Blind Identification of SFBC-OFDM Signals Based on the Central Limit Theorem

Abstract

Previous approaches for blind identification of space-frequency block codes (SFBC) do not perform well for short observation periods due to their inefficient utilization of frequency-domain redundancy. This paper proposes a hypothesis test (HT)-based algorithm and a support vector machine (SVM)-based algorithm for SFBC signals identification over frequency-selective fading channels to exploit two-dimensional space-frequency domain redundancy. Based on the central limit theorem, space-domain redundancy is exploited to construct the cross-correlation function of the estimator and frequency-domain redundancy is incorporated in the construction of the statistics.
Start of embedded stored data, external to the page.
# pinterest/rocksplicator

Hardware: AMD Instinct MI355X
Metric: replicated updates/sec (Put+Delete) at 1024 shards (higher is better)
Workload: dtype u8; 1 GPU; 1024shards_16Bkey_1024Bval_zipf0.99; key_len=16, val_len=1024, tick_updates=819200, parallelism=shard-parallel x1

## Files before the change

### rocksplicator_amd/csrc/engine.hip

```cpp
#include <hip/hip_runtime.h>

#define WB_UNALIGNED_OK 1

#include <algorithm>
#include <atomic>
#include <chrono>
#include <cstdio>
#include <cstring>
#include <deque>
#include <map>
#include <memory>
#include <mutex>
#include <string>
#include <thread>
#include <vector>

#include "../../include/rocksplicator_gpu.h"
#include "fold.h"
#include "host_store.h"
#include "part_copy.h"
#include "snappy.h"
#include "wb_format.h"

static thread_local std::string g_err;
extern "C" const char *gra_last_error(void) { return g_err.c_str(); }

#define HIP_TRY(x)                                                     \
  do {                                                                 \
    hipError_t _e = (x);                                               \
    if (_e != hipSuccess) {                                            \
      g_err = std::string(#x) + ": " + hipGetErrorString(_e);          \
      return GRA_ERR;                                                  \
    }                                                                  \
  } while (0)

namespace gra {

struct UpdDesc {
  uint64_t off;
  uint64_t base_seq;
  uint32_t len;
  uint32_t shard;
};
struct TickPlace {
  uint64_t cur;
  uint64_t hdr_off;
  uint64_t payload_off;
  uint64_t payload_bytes;
  uint32_t total_rec;
  uint32_t overflow;
};
struct SnapTask {
  uint64_t comp_off;
  uint64_t out_off;
  uint32_t comp_len;
  uint32_t ulen;
};
struct GroupDesc {
  uint32_t shard, first, n_upds, _pad;
};
struct DevRunDesc {
  uint64_t base_seq, last_seq;
  uint64_t cur;
  uint64_t hdr_off, payload_off;
  uint32_t n_entries, payload_bytes;
  uint32_t pay_rel_base;
  uint32_t shard;
};

__host__ __device__ inline uint2 add2(uint2 a, uint2 b) {
  return make_uint2(a.x + b.x, a.y + b.y);
}


constexpr uint32_t kSnapStage = 508;

__global__ void __launch_bounds__(256) k_snappy(
    const uint8_t *__restrict__ comp, const SnapTask *__restrict__ tasks,
    uint32_t n, uint8_t *__restrict__ scratch,
    uint32_t *__restrict__ err_ring, uint32_t tick) {
  __shared__ uint8_t lds[256 * (kSnapStage + 4)];
  uint32_t i = blockIdx.x * blockDim.x + threadIdx.x;
  if (i >= n) return;
  SnapTask t = tasks[i];
  uint8_t *dst = scratch + t.out_off;
  uint32_t r;
  if (t.comp_len <= kSnapStage) {
    uint8_t *mine = lds + threadIdx.x * (kSnapStage + 4);
    const uint8_t *src = comp + t.comp_off;
    for (uint32_t b = 0; b < t.comp_len; b += 16)
      *(uint4 *)(mine + b) = *(const uint4 *)(src + b);
    r = snp::decompress(mine, t.comp_len, dst, t.ulen);
  } else {
    r = snp::decompress(comp + t.comp_off, t.comp_len, dst, t.ulen);
  }
  if (r != t.ulen) {
    for (int b = 0; b < 13; b++) dst[b] = 0xFF;
    atomicAdd(&err_ring[tick % 64u], 1u);
  }
}

constexpr uint32_t kErrRing = 64;

constexpr uint32_t kRecCache = 2;
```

The difference between the two proposed algorithms is that the HT-based algorithm constructs a chi-square statistic and employs an HT to make the decision, while the SVM-based algorithm constructs a non-central chi-square statistic with unknown mean as a strongly-distinguishable statistical feature and uses an SVM to make the decision. Both algorithms do not require knowledge of the channel coefficients, modulation type or noise power, and the SVM-based algorithm does not require timing synchronization. Simulation results verify the superior performance of the proposed algorithms for short observation periods with comparable computational complexity to conventional algorithms, as well as their acceptable identification performance in the presence of transmission impairments.